Mod_pagespeed is an automated web page optimization tool developed by Google for optimization of web pages. It can analyze a web page and optimize it. Based on best practices, it has certain set of filters which optimize the web page during run time. As the server gets request for the web page, it dynamically rewrites the page using its filters and sends a highly optimized page. The rewriting happens only when the first request for web page is made and for all later requests web page is served from the cache at server side. There are more than 40 filters which can be used for optimization. These filters can be turned on or off based on our requirements.
Our work is broadly divided into four major phases namely Data Collection, Data Visualization, Analysis of Data and optimizing web pages based on analysis. During data collection phase we first collected all the urls of virtual labs hosted on www.deploy.virtual-labs.ac.in. Then we collected Yslow reports for each web page using an automated script and phantomJs. After collecting all the reports we extracted scores for each rule from reports and stored it in a csv file. During visualization phase all data is visualized using an automated script indicating performance for each rule and also overall performance of web pages. Later we carried out analysis to optimize the web pages of virtual labs.

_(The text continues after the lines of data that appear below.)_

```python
class Blob:

    def __init__(self, name: str, shape: Tuple[int, ...]):
        self.name = name
        self.shape = tuple(shape)
        self.buf: Optional[DeviceBuffer] = None
        self.coffset = 0
        self.cstride = 0
        self.esize = 4
        self.lazy_shift = 0.0
        self.upload_shift = 0.0
        self.host: Optional[np.ndarray] = None
        self.pinned: Optional[PinnedArray] = None
        self.host_valid = False
        self.is_input = False

    @property
# ... 32 lines not shown
                 share_params: Optional["Engine"] = None, score_outputs: bool = False):
        if dtype not in ("f32", "f16"):
            raise ValueError("dtype must be 'f32' or 'f16'")
        if share_params is not None and (dtype != "f32" or share_params.f16):
            raise NotImplementedError("share_params: only between float32 engines (a half-float engine packs its weights differently)")
        self._share_from = share_params
        self.shared_layers: set = set()
        self.score_outputs = bool(score_outputs)
        self.score_acc: Dict[str, DeviceBuffer] = {}
        self.graph_score: Optional[int] = None
        if dtype == "f16" and spec.phase != "TEST":
            raise NotImplementedError("the half-float path is inference only (BASELINE configs[4])")
        self.dtype, self.f16 = dtype, dtype == "f16"
        self.spec = spec
        self.device = device
        self.fuse = fuse
        self.group_convs = group_convs
        self.autotune = autotune
        self._chosen_cfgs: Dict[str, int] = {}
        self._tune_from = tune_from
        self._tune_max_lds = int(tune_max_lds_kb if tune_max_lds_kb is not None else os.environ.get("FCN_TUNE_MAX_LDS_KB", "160")) * 1024
        self._tune_streams = int(tune_streams if tune_streams is not None else os.environ.get("FCN_TUNE_STREAMS", "1"))
        L.call("fcn_init", device)
        sp = C.c_void_p()
        L.call("fcn_stream_create", C.byref(sp))
        self.stream = int(sp.value)
        self.lock = threading.RLock()
        self.shapes = spec.infer(data_shapes)
        self.blobs: Dict[str, Blob] = {}
        self.params_host: Dict[str, List[np.ndarray]] = {}
        self.params_dev: Dict[str, List[DevView]] = {}
        self.ops: List[Op] = []
        self.graph_io: Optional[int] = None
        self.graph_core: Optional[int] = None
        self._staging: Dict[str, DeviceBuffer] = {}
        self._keep: List[object] = []
        self._conv_layer_meta: Dict[str, dict] = {}
        self._group_workspaces: List[DeviceBuffer] = []
        self.aux_dev: Dict[str, DeviceBuffer] = {}
        self._lazy_blob_ops: Dict[str, List[Op]] = {}
        self.loss_blobs: Dict[str, float] = {}
        self.device_fed: set = set()
        self.dropout_seed = 0
        self.dropout_index_offset = 0
        self.inputs = spec.data_tops()
        self.outputs = [b for b in spec.output_blobs() if b in self.shapes]
        self._plan_buffers()
        self._alloc_params(params)
        self._build_ops()
        self._release_tuning_resources()

    def _plan_buffers(self) -> None:
        spec = self.spec
        producers: Dict[str, List[Layer]] = {}
        consumers: Dict[str, List[Layer]] = {}
        for l in spec.layers:
            for t in l.tops:
                producers.setdefault(t, []).append(l)
            for b in l.bottoms:
                consumers.setdefault(b, []).append(l)
        self.producers, self.consumers = producers, consumers
        data_tops = set(self.inputs)
        self._half_inputs: Dict[str, Tuple[str, float]] = {}
        if self.f16 and self.fuse and os.environ.get("FCN_F16_IMAGE", "1") != "0":
            for d in data_tops:
                cons = consumers.get(d, [])
# ... 1124 lines not shown
                out.append(Op("tconv", l.name, lambda st: L.check(lib.fcn_tconv2d_f32(C.byref(plan), st)),
                              2.0 * n * h * w * c * co * k * k, 4.0 * (xb.pixels * c + yb.pixels * co)))
                return out
            if halves:
                if xb.esize != 2 or xb.coffset % 8:
                    raise NotImplementedError("f16 engine: Deconvolution %s from a float32 blob / an unaligned channel slice" % l.name)
                out.append(Op("deconv", l.name, lambda st: L.check(lib.fcn_deconv_depthwise_fwd_f16(
                    xb.ptr, wdev, bdev, yb.buf.ptr, n, h, w, c, xb.cstride, k, s, pad, oh, ow, yb.cstride, yb.coffset,
                    1 if yb.esize == 4 else 0, st)),
                    2.0 * yb.pixels * c * (k / s) ** 2, float(xb.esize * xb.pixels + yb.esize * yb.pixels) * c))
                return out
            out.append(Op("deconv", l.name, lambda st: L.check(lib.fcn_deconv_depthwise_fwd_f32(
                xb.ptr, wdev, bdev, yb.buf.ptr, n, h, w, c, xb.cstride, k, s, pad, oh, ow, yb.cstride, yb.coffset, st)),
                2.0 * yb.pixels * c * (k / s) ** 2, 4.0 * (xb.pixels + yb.pixels) * c))
        else:
            raise NotImplementedError("layer type %r (layer %s) has no forward kernel yet" % (t, l.name))
        return out

    def _stage(self, name: str) -> DeviceBuffer:
        st = self._staging.get(name)
        if st is None:
            b = self.blobs[name]
            st = DeviceBuffer(max(int(np.prod(b.shape)) if b.shape else 1, 1) * 4, zero=False)
            self._staging[name] = st
        return st

    def host_array(self, name: str) -> np.ndarray:
        b = self.blobs[name]
        if b.host is None:
            b.pinned = PinnedArray(b.shape)
            b.host = b.pinned.array
        return b.host

    def _upload_copy(self, name: str, stream: Optional[int]) -> None:
        b = self.blobs[name]
        host = self.host_array(name)
        dst = b.ptr if len(b.shape) != 4 else self._stage(name).ptr
        L.check(L.load().fcn_memcpy_h2d_async(dst, host.ctypes.data, host.nbytes, stream))

    def _upload_convert(self, name: str, stream: Optional[int]) -> None:
        b = self.blobs[name]
        if len(b.shape) != 4:
            return
        lib = L.load()
        n, c, h, w = b.shape
        st = self._stage(name)
        if b.esize == 2:
            L.check(lib.fcn_nchw_f32_to_nhwc_f16(st.ptr, b.buf.ptr, n, c, h, w, b.cstride, b.coffset, b.upload_shift, stream))
        else:
            L.check(lib.fcn_nchw_to_nhwc_f32(st.ptr, b.buf.ptr, n, c, h, w, b.cstride, b.coffset, b.upload_shift, stream))

    def _download_convert(self, name: str, stream: Optional[int]) -> None:
        b = self.blobs[name]
        if len(b.shape) != 4:
            return
        lib = L.load()
        n, c, h, w = b.shape
        st = self._stage(name)
        if b.esize == 2:
            L.check(lib.fcn_nhwc_f16_to_nchw_f32(b.buf.ptr, st.ptr, n, c, h, w, b.cstride, b.coffset, stream))
        else:
            L.check(lib.fcn_nhwc_to_nchw_f32(b.buf.ptr, st.ptr, n, c, h, w, b.cstride, b.coffset, stream))

    def _download_convert_all(self, stream: Optional[int]) -> None:
        multi = [nm for nm in self.outputs if len(self.blobs[nm].shape) == 4 and self.blobs[nm].esize == 4]
        if 2 <= len(multi) <= 8:
            if not hasattr(self, "_multi_descs"):
                arr = (L.LayoutDesc * len(multi))()
                for d, nm in zip(arr, multi):
                    b = self.blobs[nm]
                    n, c, h, w = b.shape
                    d.src, d.dst, d.N, d.C, d.H, d.W, d.src_cstride, d.src_coffset = b.buf.ptr, self._stage(nm).ptr, n, c, h, w, b.cstride, b.coffset
                self._multi_descs = arr
            L.check(L.load().fcn_nhwc_to_nchw_multi_f32(self._multi_descs, len(multi), stream))
        else:
            multi = []
        for nm in self.outputs:
            if nm not in multi:
                self._download_convert(nm, stream)

    def _download_copy(self, name: str, stream: Optional[int]) -> None:
        b = self.blobs[name]
        host = self.host_array(name)
        src = b.ptr if len(b.shape) != 4 else self._stage(name).ptr
        L.check(L.load().fcn_memcpy_d2h_async(host.ctypes.data, src, host.nbytes, stream))

    def _enqueue_upload(self, name: str, stream: Optional[int]) -> None:
        self._upload_copy(name, stream)
        self._upload_convert(name, stream)

    def _enqueue_download(self, name: str, stream: Optional[int]) -> None:
        self._download_convert(name, stream)
        self._download_copy(name, stream)

    def read_blob(self, name: str) -> np.ndarray:
        with self.lock:
            L.call("fcn_init", self.device)
            b = self.blobs[name]
            host = self.host_array(name)
            if not b.host_valid:
                for op in self._lazy_blob_ops.get(name, ()):
                    op.run(self.stream)
                self._enqueue_download(name, self.stream)
                L.call("fcn_stream_sync", self.stream)
                if b.lazy_shift:
                    host += F32(b.lazy_shift)
                b.host_valid = True
            return host

    LABEL_TOPS = ("coverage-label", "bbox-label", "size-block", "obj-block", "coverage-block")

    def set_targets(self, rects: Sequence[Sequence[Sequence[int]]], labels: Sequence[Sequence[int]], stride: int,
                    iou_thresh: float = 0.1, tops: Sequence[str] = LABEL_TOPS) -> None:
        fg = self.blobs[tops[0]]
# ... 66 lines not shown
            if self.graph_score is not None:
                L.call("fcn_graph_launch", self.graph_score, self.stream)
            else:
                for nm in self.inputs:
                    if nm not in self.device_fed:
                        self._upload_convert(nm, self.stream)
                self.run_ops(self.stream)
            for b in self.blobs.values():
                b.host_valid = False
            self.score_forwards += 1

    def score_read(self) -> Dict[str, np.ndarray]:
        with self.lock:
            out = {nm: np.empty(self.blobs[nm].shape, F32) for nm in self.outputs}
            for nm, a in out.items():
                L.call("fcn_memcpy_d2h_async", a.ctypes.data, self.score_acc[nm].ptr, a.nbytes, self.stream)
            L.call("fcn_stream_sync", self.stream)
            return out

    def run_ops(self, stream: Optional[int]) -> None:
        for op in self.ops:
            op.run(stream)

    def _capture(self, with_io: bool, download: bool = True) -> int:
        if with_io:
            for nm in list(self.inputs) + list(self.outputs):
                self.host_array(nm)
                if len(self.blobs[nm].shape) == 4:
                    self._stage(nm)
        if not getattr(self, "_warm", False):
            self.run_ops(self.stream)
            L.call("fcn_stream_sync", self.stream)
            self._warm = True
        if with_io and not getattr(self, "_warm_io", False):
            for nm in self.inputs:
                if nm not in self.device_fed:
                    self._enqueue_upload(nm, self.stream)
            self._download_convert_all(self.stream)
            for nm in self.outputs:
                self._download_copy(nm, self.stream)
            L.call("fcn_stream_sync", self.stream)
            self._warm_io = True
        L.call("fcn_graph_begin", self.stream)
        try:
            if with_io:
                for nm in self.inputs:
                    if nm not in self.device_fed:
                        self._upload_convert(nm, self.stream)
            self.run_ops(self.stream)
            if with_io and download:
                self._download_convert_all(self.stream)
        finally:
            g = C.c_void_p()
            L.call("fcn_graph_end", self.stream, C.byref(g))
        return int(g.value)

    def _launch_io(self) -> None:
        if self.graph_io is None:
            self.graph_io = self._capture(with_io=True)
        for nm in self.inputs:
            if nm not in self.device_fed:
                self._upload_copy(nm, self.stream)
        L.call("fcn_graph_launch", self.graph_io, self.stream)
        for nm in self.outputs:
            self._download_copy(nm, self.stream)

    def forward(self, use_graph: bool = True) -> Dict[str, np.ndarray]:
        use_graph = use_graph and os.environ.get("FCN_NO_GRAPH", "0") in ("", "0")
        with self.lock:
            L.call("fcn_init", self.device)
            for nm in self.inputs:
                self.host_array(nm)
            for nm in self.outputs:
                self.host_array(nm)
            if use_graph:
                self._launch_io()
            else:
                for nm in self.inputs:
                    if nm not in self.device_fed:
                        self._enqueue_upload(nm, self.stream)
                self.run_ops(self.stream)
                for nm in self.outputs:
                    self._enqueue_download(nm, self.stream)
            L.call("fcn_stream_sync", self.stream)
            for b in self.blobs.values():
                b.host_valid = False
            out = {}
            for nm in self.outputs:
                b = self.blobs[nm]
                if b.lazy_shift:
                    b.host += F32(b.lazy_shift)
                b.host_valid = True
                out[nm] = b.host
            for nm in self.inputs:
                self.blobs[nm].host_valid = nm not in self.device_fed
            return out

    def forward_begin(self) -> None:
# ... 256 lines not shown
```

fcn_object_detector_amd/lib.py:

```python
from __future__ import annotations

import ctypes as C
import os
import threading
from typing import Optional

_HERE = os.path.dirname(os.path.abspath(__file__))
LIB_PATH = os.environ.get("FCN_LIB_PATH") or os.path.join(_HERE, "libfcnhip.so")


class FcnLibraryError(RuntimeError):
    pass


class FcnError(RuntimeError):
    def __init__(self, code: int, msg: str):
        super().__init__("libfcnhip error %d: %s" % (code, msg))
        self.code = code


class ConvDesc(C.Structure):
    _fields_ = [
        ("x", C.c_void_p), ("w", C.c_void_p), ("bias", C.c_void_p), ("y", C.c_void_p), ("y2", C.c_void_p),
        ("N", C.c_int32), ("H", C.c_int32), ("W", C.c_int32), ("Cin", C.c_int32), ("x_cstride", C.c_int32),
# ... 58 lines not shown
    _fields_ = [("w_offset", C.c_uint64), ("wt_offset", C.c_uint64), ("Cout", C.c_int32), ("kh", C.c_int32), ("kw", C.c_int32),
                ("Cin", C.c_int32), ("Cin4", C.c_int32), ("Cout4", C.c_int32)]
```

As a first step to collect data and generate reports, we collected urls of all the web pages at following domain deploy.virtuals-labs.ac.in. Since we have access to server, to get all the urls, we extracted all the html and php pages’ links from the server and stored it into the text file using an automated bash script. In order to test the performance of web pages www.vlab.co.in, we collected 5000 urls using an online sitemap generator since we did not had access to server. We extracted yslow report for each web page using yslow.js and phantomJS using automated bash script. This automated script read the url line by line from a text file containing urls and generated a report for each web page. This script does batch processing running ten phantomjs processes in background for ten different web pages. The urls of dangling web pages are pushed into a text file named failed-urls and such reports are deleted. These ylsow reports serves as input to CSV file generation.
CSV file are generated using a bash script. This CSV file contains the overall score and scores corresponding to each rule. Script extracts all the scores corresponding to each rule and dumps it into the CSV file line by line. The content in the CSV file is used for visualizing statistics.
Data visualization is carried out using python matplotlib matplot and csvkit. Statistics for each rule is plotted using an automated script in the form of bar graphs. Scripts take csv files as input and return set of bar graphs specific to each rule as output.
In order to achieve our goals we carried out experimentation on three different set of urls:
- set containing 5000 urls of www.vlab.co.in without pagespeed
- set containing 9000 urls of www.deploy.virtual-labs.ac.in without pagespeed
- set containing 9000 urls of www.deploy.virtual-labs.ac.in with pagespeed
For each of the above set of urls we generate yslow reports and accumulate scores in three different CSV files. Later statistics are visualized in the form of bar graphs for each csv file. We analyze the performance of www.vlab.co.in using obtained bar graphs in next section. We also studied comparison between performance of 8786 web pages of www.deploy.virtual-labs.ac.in with and without pagespeed.